-- Opening Marker --

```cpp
template <bool PROF, bool REFINE = false, int MD = WM_QUAT>
__device__ inline int backward_pass_w(const DevParams& P, const Layout& L, const BwPat& bp, double* sm, double* KD,
                                      const double* GK, int lane, Prof<PROF>& prof, double* y0out = nullptr) {
  const int N = P.N;
  const int c = lane & 15, g = lane >> 4;
  const double wscale = (MD == WM_CONVEX) ? P.h * P.hh : (0.5 * P.hh) * P.h;
  const ColOps& co = bp.co;
  const double* Mc = bp.Mc;
  const double* Nc = bp.Nc;
  const double* qadd = bp.qadd;
  const double* msel = bp.sel;
  const double* nsel = bp.sel;
  const int* xoffN = bp.xoffN;
  const int* kwo = bp.kwo;
  int ix_w = bp.ix_w, ix_a = bp.ix_a, ix_x[3] = {bp.ix_x[0], bp.ix_x[1], bp.ix_x[2]}, ix_g[2] = {bp.ix_g[0], bp.ix_g[1]};
  const bool rowok1 = kwo[1] >= 0;
  double Pf[3];
  {
    const double* XTk = sm + L.XT + kXT * N;
#pragma unroll
    for (int e = 0; e < 3; ++e) Pf[e] = qadd[e] + ((xoffN[e] >= 0) ? XTk[xoffN[e]] : 0.0);
  }
  bool pd = true;
  const d4 z4 = {0.0, 0.0, 0.0, 0.0};
  struct KnotOps { double wt[3], at[3], gr[2], xt[3]; };
  auto load_ops = [&](KnotOps& o) {
#pragma unroll
    for (int t = 0; t < 3; ++t) {
      o.wt[t] = sm[ix_w + 3 * t]; o.at[t] = sm[ix_a + 3 * t]; o.xt[t] = sm[ix_x[t]];
      ix_x[t] -= bp.st_x[t];
    }
    ix_w -= bp.st_w; ix_a -= bp.st_a;
#pragma unroll
    for (int e = 0; e < 2; ++e) { o.gr[e] = GK[ix_g[e]]; ix_g[e] -= bp.st_g[e]; }
  };
  KnotOps ops, opn;
  load_ops(ops);
  for (int k = N - 1; k >= 0; --k) {
    double wt[3], Mf[3], Nf[2], R6f[2];
    const double* at = ops.at;
    const double* Gf = ops.gr;
    const double* xt = ops.xt;
#pragma unroll
    for (int t = 0; t < 3; ++t) wt[t] = wscale * ops.wt[t];
    Mf[0] = fma(msel[0], wt[0], Mc[0]);
    Mf[1] = fma(msel[1], wt[1], fma(msel[2], wt[2], Mc[1]));
    Mf[2] = Mc[2];
    Nf[0] = fma(nsel[0], at[0], Nc[0]);
    Nf[1] = fma(nsel[1], at[1], fma(nsel[2], at[2], Nc[1]));
    R6f[0] = bp.c12 ? ops.gr[0] : 0.0;
    R6f[1] = bp.c12 ? ops.gr[1] : 0.0;
    tick_dep(prof, PH_BUILD, Pf[0], Pf[1]);
    double Yp[2];
    {
      const d4 a = mtm3(Mf, Pf, z4);
      Yp[0] = a[0]; Yp[1] = a[1];
    }
    if (k > 0) load_ops(opn);
    if (y0out && bp.c12) {
      if (g < 4) y0out[6 * k + g] = Yp[0];
      if (g < 2) y0out[6 * k + 4 + g] = Yp[1];
    }
    tick_dep(prof, PH_DRAIN, Yp[0], Yp[1]);
    double S6[2];
    S6[0] = times_M(Yp[0], co, wt);
    S6[1] = times_M(Yp[1], co, wt);
    double Cf[2], Qf[2], Wm[2];
    {
      const d4 ini = {R6f[0], R6f[1], 0.0, 0.0};
      const d4 a = mtm2(Gf, Yp, ini);
      Cf[0] = a[0]; Cf[1] = a[1];
      const d4 b = mtm2(S6, Cf, z4);
      Qf[0] = b[0]; Qf[1] = b[1];
    }
    Wm[0] = S6[0] + times_M(Qf[0], co, wt);
    Wm[1] = S6[1] + times_M(Qf[1], co, wt);
    tick_dep(prof, PH_MFMA, Wm[0], Wm[1]);
    double Iv[2];
    if (REFINE) {
      Iv[0] = (c == g) ? 1.0 : 0.0;
      Iv[1] = (g < 2 && c == 4 + g) ? 1.0 : 0.0;
    }
    double Xf[2];
    gj6_pair_step<0, REFINE>(Wm, Qf, c, g, pd, Iv);
    gj6_pair_step<2, REFINE>(Wm, Qf, c, g, pd, Iv);
    gj6_pair_step<4, REFINE>(Wm, Qf, c, g, pd, Iv);
    Xf[0] = Qf[0];
    Xf[1] = rowok1 ? Qf[1] : 0.0;
    if (REFINE) {
      double nWi[2], T1[2], nr[2], vv[2];
      nWi[0] = Iv[0];
      nWi[1] = (g < 2) ? Iv[1] : 0.0;
      {
        const d4 a = mtm2(S6, Xf, z4);
        T1[0] = a[0]; T1[1] = a[1];
      }
      {
        const d4 ini = {Cf[0] + Xf[0], Cf[1] + Xf[1], 0.0, 0.0};
        const d4 a = mtm2(Gf, T1, ini);
        nr[0] = a[0]; nr[1] = rowok1 ? a[1] : 0.0;
      }
      {
        const d4 a = mtm2(S6, nr, z4);
        vv[0] = a[0]; vv[1] = a[1];
      }
      {
        const d4 ini = {Xf[0], Xf[1], 0.0, 0.0};
        const d4 a = mtm2(nWi, vv, ini);
        Xf[0] = a[0];
        Xf[1] = rowok1 ? a[1] : 0.0;
      }
    }
    tick_dep(prof, PH_SOLVE, Xf[0], Xf[1]);
    double Pi[3];
    {
      const d4 ini = {Pf[0], Pf[1], Pf[2], 0.0};
      const d4 a = mtm2(Yp, Xf, ini);
      Pi[0] = a[0]; Pi[1] = a[1]; Pi[2] = a[2];
    }
    double Zf[2];
    {
      const d4 ini = {Yp[0], Yp[1], 0.0, 0.0};
      const d4 a = mtm2(S6, Xf, ini);
      Zf[0] = a[0]; Zf[1] = a[1];
    }
    double Uf[3];
#pragma unroll
    for (int e = 0; e < 3; ++e) Uf[e] = times_Abar(Pi[e], co, at);
    {
      const d4 ini = {Uf[0] + (qadd[0] + xt[0]), Uf[1] + (qadd[1] + xt[1]), Uf[2] + (qadd[2] + xt[2]), 0.0};
      const d4 a = mtm2(Nf, Uf, ini);
      Pf[0] = a[0]; Pf[1] = a[1]; Pf[2] = a[2];
    }
    {
      double* KDk = KD + 156 * k;
#pragma unroll
      for (int e = 0; e < 2; ++e) {
        if (kwo[e] >= 0) { KDk[kwo[e]] = Xf[e]; KDk[kwo[e] + 78] = Zf[e]; }
      }
    }
    ops = opn;
    tick_dep(prof, PH_PUPD, Pf[0], Pf[1]);
  }
  return !pd;
}

__device__ __forceinline__ void srbd_step_w(const DevParams& P, const double gb[3], const double wd0[3], const double* x,
                                            const double w[6], double* xn) {
  double vd[3], wd[3];
#pragma unroll
  for (int a = 0; a < 3; ++a) { vd[a] = w[a] * P.inv_mass + gb[a]; wd[a] = wd0[a] + w[3 + a]; }
  double G[12];
  quat_G(&x[3], G);
  double qm[4], wm[3];
#pragma unroll
  for (int r = 0; r < 4; ++r)
    qm[r] = x[3 + r] + P.hh * (0.5 * (G[3 * r] * x[10] + G[3 * r + 1] * x[11] + G[3 * r + 2] * x[12]));
#pragma unroll
  for (int a = 0; a < 3; ++a) wm[a] = x[10 + a] + P.hh * wd[a];
  quat_G(qm, G);
#pragma unroll
  for (int a = 0; a < 3; ++a) {
    xn[a] = x[a] + P.h * (x[7 + a] + P.hh * vd[a]);
    xn[7 + a] = x[7 + a] + P.h * vd[a];
    xn[10 + a] = x[10 + a] + P.h * wd[a];
  }
#pragma unroll
  for (int r = 0; r < 4; ++r)
    xn[3 + r] = x[3 + r] + P.h * (0.5 * (G[3 * r] * wm[0] + G[3 * r + 1] * wm[1] + G[3 * r + 2] * wm[2]));
}

template <bool WITH_DU, int NL = 4>
__device__ inline void wrench_from_inputs(const DevParams& P, const Layout& L, const LayoutW& LW, double* sm, int lane) {
  const int N = P.N;
  constexpr int NU = 3 * NL;
  for (int q = lane; q < 6 * N; q += kWave) {
    const int k = q / 6, i = q - 6 * k;
    double u[NU];
#pragma unroll
    for (int j = 0; j < NU; ++j) u[j] = sm[L.U + NU * k + j] + (WITH_DU ? sm[L.dU + NU * k + j] : 0.0);
    const double* b = sm + L.bw0 + ((i >= 3) ? NU * (i - 3) : 0);
    if (NL == 4) {
      double s0 = 0.0, s1 = 0.0, f0 = 0.0, f1 = 0.0;
#pragma unroll
      for (int j = 0; j < 6; ++j) { s0 += b[j] * u[j]; s1 += b[6 + j] * u[6 + j]; }
#pragma unroll
      for (int a = 0; a < 3; ++a) {
        f0 += (i == a) ? u[a] + u[6 + a] : 0.0;
        f1 += (i == a) ? u[3 + a] + u[9 + a] : 0.0;
      }
      sm[LW.WR + q] = (i < 3) ? f0 + f1 : s0 + s1;
    } else {
      double sv[4] = {0.0, 0.0, 0.0, 0.0}, fv[4] = {0.0, 0.0, 0.0, 0.0};
#pragma unroll
      for (int j = 0; j < NU; ++j) sv[j / 6] += b[j] * u[j];
#pragma unroll
      for (int l = 0; l < NL; ++l)
#pragma unroll
        for (int a = 0; a < 3; ++a) fv[l >> 1] += (i == a) ? u[3 * l + a] : 0.0;
      sm[LW.WR + q] = (i < 3) ? (fv[0] + fv[1]) + (fv[2] + fv[3]) : (sv[0] + sv[1]) + (sv[2] + sv[3]);
    }
  }
  QSYNC();
}

template <int NL = 4, int MD = WM_QUAT>
__device__ inline void rollout_scaled_w(const DevParams& P, const Layout& L, const LayoutW& LW, double* sm, double ap, int lane) {
  typedef Dim<NL> D;
  const int N = P.N;
  const double* cst = sm + L.cst;
  for (int i = lane; i < N * D::NU; i += kWave) sm[L.dU + i] *= ap;
  QSYNC();
  wrench_from_inputs<true, NL>(P, L, LW, sm, lane);
  double gb[3], wd0[3];
#pragma unroll
  for (int a = 0; a < 3; ++a) { gb[a] = cst[D::C_GB + a]; wd0[a] = cst[D::C_WD0 + a]; }
  double x[13], xn[13], w[6], wn[6];
#pragma unroll
  for (int i = 0; i < 13; ++i) x[i] = cst[D::C_X0 + i];
#pragma unroll
  for (int i = 0; i < 6; ++i) w[i] = sm[LW.WR + i];
  for (int k = 0; k < N; ++k) {
    const int kn = (k + 1 < N) ? k + 1 : k;
#pragma unroll
// ... 672 lines not shown
```

quaternion-mpc_amd/csrc/qmpc_wform_body.inc:

```
#ifndef QMPC_WNL
#define QMPC_WNL 4
#define QMPC_WNL_DEFAULTED 1
#endif
#ifndef QMPC_WMODEL
#define QMPC_WMODEL WM_QUAT
#define QMPC_WMODEL_DEFAULTED 1
#endif
  constexpr int WNL = QMPC_WNL;
  constexpr int WMT = QMPC_WMODEL;
  typedef typename std::conditional<WMT == WM_CONVEX, ConvexModel, QuatModelT<WNL>>::type WMD;
  typedef Dim<WNL> WD;
  constexpr int NU = WD::NU, NC = WD::NC;
  const int N = P.N;
  constexpr bool KDG = WVAR == 5 || WVAR == 6;
  constexpr bool SLG = WVAR == 6;
  constexpr bool LEAN = WNL == 8 || SLG;
  LayoutW LW;
  const Layout L = make_layout_w<WNL>(N, &LW, KDG, SLG, WMT == WM_CONVEX);
  double* wsb = KDG ? gws + (size_t)wslot * wform_slice<WNL>(N, SLG) : sm;
  double* KD = wsb + L.KD;
  double* ROT = wsb + L.ROT;
  double* GK = wsb + LW.GK;
  double* sl = SLG ? wsb + LW.SLW : sm;
  const void* in = reinterpret_cast<const double*>(in_) + (size_t)b * WD::REC;
// ... 2 lines not shown
  prof.start();
  setup_instance<WMD>(P, L, sm, in, lane, &status);
  if (status != QMPC_OK) {
    if (lane < NU) forces[NU * (size_t)b + lane] = 0.0;
    if (lane == 0 && info) {
      qmpc_info r = {status, 0, 0.0, 0.0, 0.0, 0.0};
      info[b] = r;
    }
    if (traj_u) for (int i = lane; i < N * NU; i += kWave) traj_u[(size_t)b * N * NU + i] = 0.0;
    if (traj_x) for (int i = lane; i < (N + 1) * WMD::NX; i += kWave) traj_x[(size_t)b * (N + 1) * WMD::NX + i] = 0.0;
    return;
  }
  unsigned conmask = 0;
  for (int l = 0; l < WMD::NL; ++l) conmask |= (sm[L.cst + WD::C_CON + l] != 0.0) ? (1u << l) : 0u;
  conmask = __builtin_amdgcn_readfirstlane(conmask);
  if (lane < 10) sm[L.cst + kZeroSlotsT<WNL>() + lane] = 0.0;
  if (lane == 0) GK[kGK * N] = 0.0;
  BwPat bp;
  if (!KDG) bp.init<WNL, WMT>(P, L, lane);
  if (resume) {
    for (int i = lane; i < N * NU; i += kWave) sm[L.U + i] = resume[8 + i];
  } else if (warm_t > 0) {
    if (lane < NU) {
      const bool stance = (conmask >> (lane / 3)) & 1u;
      for (int k = 0; k < N; ++k) {
        const double prev = sm[L.U + ((k + 1 < N) ? k + 1 : k) * NU + lane];
        sm[L.U + k * NU + lane] = !stance ? 0.0 : (prev != 0.0 ? prev : sm[L.uref + lane]);
      }
    }
  } else {
    for (int i = lane; i < N * NU; i += kWave) sm[L.U + i] = sm[L.uref + (i % NU)];
  }
  QSYNC();
  rollout_open<WMD, false>(P, L, sm, lane);
  wrench_from_inputs<false, WNL>(P, L, LW, sm, lane);
  expansions_w<WNL, WMT>(P, L, LW, sm, lane);
  double sl_part = 0.0, rc_part = 0.0;
  unsigned kapbits = 0;
  if (resume) {
    const double rho = resume[0];
    int j = 0;
    for (int i = lane; i < N * NC; i += kWave, ++j) {
      const int row = i % NC, l = row / 6, r = row - 6 * l;
      const double* cr = sm + L.cst + WD::C_CR + 3 * r;
      const double* ur = sm + L.uref + 3 * l;
      double c0 = cr[0] * ur[0] + cr[1] * ur[1] + cr[2] * ur[2];
      if (r == 4) c0 += -P.fz_max * sm[L.cst + WD::C_CON + l];
      const double s0 = fmax(-c0, 1.0);
      const double sraw = resume[8 + N * NU + i], lam = resume[8 + N * NU + N * NC + i];
      const double sv = fabs(sraw), rc = rho * ((resume[5] != 0.0) ? resume[8 + N * NU + 2 * N * NC + i] : (c0 + s0));
      const bool flag = sraw < 0.0;
      sl[L.S + i] = sv;
      sl[L.RC + i] = rc;
      sl[L.LAM + i] = lam;
      if (!LEAN) sl[L.DS + i] = flag ? 1.0 : 0.0;
      if (conmask & (1u << l)) {
        sl_part += sv * lam;
        rc_part = fmax(rc_part, fabs(rc));
        kapbits |= flag ? (1u << j) : 0u;
      }
    }
  } else
  for (int i = lane; i < N * NC; i += kWave) {
    const double c0 = cone_value<WD>(P, L, sm, i);
    const double s0 = fmax(-c0, 1.0);
    const double lam0 = P.mu0 / s0;
    sl[L.S + i] = s0;
    sl[L.RC + i] = c0 + s0;
    sl[L.LAM + i] = lam0;
    if (!LEAN) sl[L.DS + i] = 0.0;
    if (conmask & (1u << ((i % NC) / 6))) {
      sl_part += s0 * lam0;
      rc_part = fmax(rc_part, fabs(c0 + s0));
    }
  }
  QSYNC();
  prof.tick(PH_SETUP);
  const double inv_rows = 1.0 / (double)(6 * N * __popc(conmask));
  const int it_start = resume ? (int)resume[4] + 1 : 1;
  int it = 0, iters = it_start - 1;
  double mu = 0.0, resid = 0.0, last_step = resume ? resume[3] : 1e300, last_ap = resume ? resume[1] : 0.0,
         last_ad = resume ? resume[2] : 0.0;
  status = QMPC_MAX_ITER;
  for (it = it_start; it <= P.iterations_max + 1; ++it) {
    mu = wave_sum(sl_part) * inv_rows;
    resid = wave_max(rc_part);
    if (mu <= P.mu_final && resid <= P.tol_feas && last_step <= P.tol_step) { status = QMPC_OK; break; }
    if (it > P.iterations_max) break;
    double sg = P.sigma;
    const double amin = fmin(last_ap, last_ad);
    if (it > 1 && amin >= 0.99) sg = P.sigma_fast;
    else if (it > 1 && amin < 0.2) sg = fmax(sg, 0.8);
    else if (it > 1 && amin < 0.5) sg = fmax(sg, 0.5);
    const double target = sg * mu;
    prof.tick(PH_MISC);
    prepass_w<false, WNL, WMT, LEAN>(P, L, sm, sl, ROT, GK, target, lane, kapbits);
    prof.tick(PH_PREPASS);
    if (KDG) bp.init<WNL, WMT>(P, L, lane);
    if (backward_pass_w<PROF, false, WMT>(P, L, bp, sm, KD, GK, lane, prof)) { status = QMPC_NOT_PD; break; }
    QSYNC();
    double ap, ad;
    rollout_closed_w<PROF, !KDG, WNL, WMT>(P, L, LW, sm, KD, ROT, lane, prof);
    prof.tick(PH_ROLL);
    {
      double stp_;
      if (recover_directions_w<WNL, WMT, LEAN>(P, L, sm, sl, ROT, target, lane, &ap, &ad, &stp_, kapbits)) { status = QMPC_NOT_PD; break; }
      last_step = stp_;
    }
    last_ap = ap; last_ad = ad;
    prof.tick(PH_DIRS);
    if (LEAN) apply_w<WNL, true>(P, L, sl, ap, ad, conmask, lane, kapbits, sl_part, rc_part, sm, target);
    if (ap < 1.0) rollout_scaled_w<WNL, WMT>(P, L, LW, sm, ap, lane);
    prof.tick(PH_ROLL);
    if (!LEAN) apply_w<WNL, false>(P, L, sl, ap, ad, conmask, lane, kapbits, sl_part, rc_part);
    prof.tick(PH_APPLY);
    for (int i = lane; i < N * NU; i += kWave) sm[L.U + i] += sm[L.dU + i];
    for (int i = lane; i < (N + 1) * 13; i += kWave) sm[L.X + i] = sm[L.Xc + i];
    QSYNC();
    wrench_from_inputs<false, WNL>(P, L, LW, sm, lane);
    prof.tick(PH_MISC);
    expansions_w<WNL, WMT>(P, L, LW, sm, lane);
    prof.tick(PH_EXPAND);
    iters = it;
  }
  if (lane < NU) forces[NU * (size_t)b + lane] = sm[L.U + lane];
  if (traj_u) for (int i = lane; i < N * NU; i += kWave) traj_u[(size_t)b * N * NU + i] = sm[L.U + i];
  if (traj_x)
    for (int i = lane; i < (N + 1) * WMD::NX; i += kWave) {
      if (WMD::NX == 13) {
        traj_x[(size_t)b * (N + 1) * WMD::NX + i] = sm[L.X + i];
      } else {
        const int k_ = i / WMD::NX, j_ = i - WMD::NX * k_;
        traj_x[(size_t)b * (N + 1) * WMD::NX + i] = sm[L.X + 13 * k_ + j_];
      }
    }
  if (info) {
    const double J = cost_plain<WMD>(P, L, sm, lane);
    double viol = 0.0;
    for (int i = lane; i < N * NC; i += kWave) {
      const int l = (i % NC) / 6;
      if (conmask & (1u << l)) viol = fmax(viol, fmax(cone_value<WD>(P, L, sm, i), 0.0));
    }
    viol = wave_max(viol);
    if (lane == 0) {
      qmpc_info r = {status, iters, J, viol, last_step, mu};
      info[b] = r;
    }
  }
  if (PROF && prof_out && lane == 0) {
    prof.tick(PH_MISC);
#pragma unroll
    for (int i = 0; i < PH_COUNT; ++i) prof_out[16 * (size_t)b + i] = prof.t[i];
    prof_out[16 * (size_t)b + 15] = iters;
  }
#ifdef QMPC_WMODEL_DEFAULTED
#undef QMPC_WMODEL
#undef QMPC_WMODEL_DEFAULTED
#endif
#ifdef QMPC_WNL_DEFAULTED
#undef QMPC_WNL
#undef QMPC_WNL_DEFAULTED
#endif
```

Measured before the change: 1.914 million.

## Skip final-iteration expansions, batch DPP FMAs, use 64-bit DPP broadcasts

Moves the convergence check to the end of each interior-point iteration so the last iteration skips the wrench and expansion recomputation. The wrench recompute is also skipped when a scaled rollout has already run. In the backward pass, times_M and times_Abar are batched into interleaved inline-asm DPP FMA sequences, and row broadcasts use a single 64-bit update_dpp. Pivot-row broadcasts now use row-masked DPP with the kept values carried forward, and the next knot's operand loads are split and issued earlier to overlap with compute. The skip logic changes when convergence is checked and relies on the scaled rollout having already refreshed the wrench state.

```diff
diff --git a/quaternion-mpc_amd/csrc/qmpc_device.h b/quaternion-mpc_amd/csrc/qmpc_device.h
--- a/quaternion-mpc_amd/csrc/qmpc_device.h
+++ b/quaternion-mpc_amd/csrc/qmpc_device.h
@@ -118,10 +118,14 @@
 
 template <int CTRL>
 __device__ __forceinline__ double dpp_mov(double x) {
-  int lo = __double2loint(x), hi = __double2hiint(x);
-  lo = __builtin_amdgcn_update_dpp(0, lo, CTRL, 0xF, 0xF, true);
-  hi = __builtin_amdgcn_update_dpp(0, hi, CTRL, 0xF, 0xF, true);
-  return __hiloint2double(hi, lo);
+  if constexpr (CTRL >= 0x150 && CTRL <= 0x15F) {
+    return __builtin_amdgcn_update_dpp(0.0, x, CTRL, 0xF, 0xF, true);
+  } else {
+    int lo = __double2loint(x), hi = __double2hiint(x);
+    lo = __builtin_amdgcn_update_dpp(0, lo, CTRL, 0xF, 0xF, true);
+    hi = __builtin_amdgcn_update_dpp(0, hi, CTRL, 0xF, 0xF, true);
+    return __hiloint2double(hi, lo);
+  }
 }
 __device__ __forceinline__ void swap16(double x, double& even, double& odd) {
   const u2v lo = __builtin_amdgcn_permlane16_swap((unsigned)__double2loint(x), (unsigned)__double2loint(x), false, false);
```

-- Closing Marker --

• EXERCISE:
Based on the listing, determine the number of lines that include the string "define", and give that number without further text.

• RESPONSE TO THE TASK:
4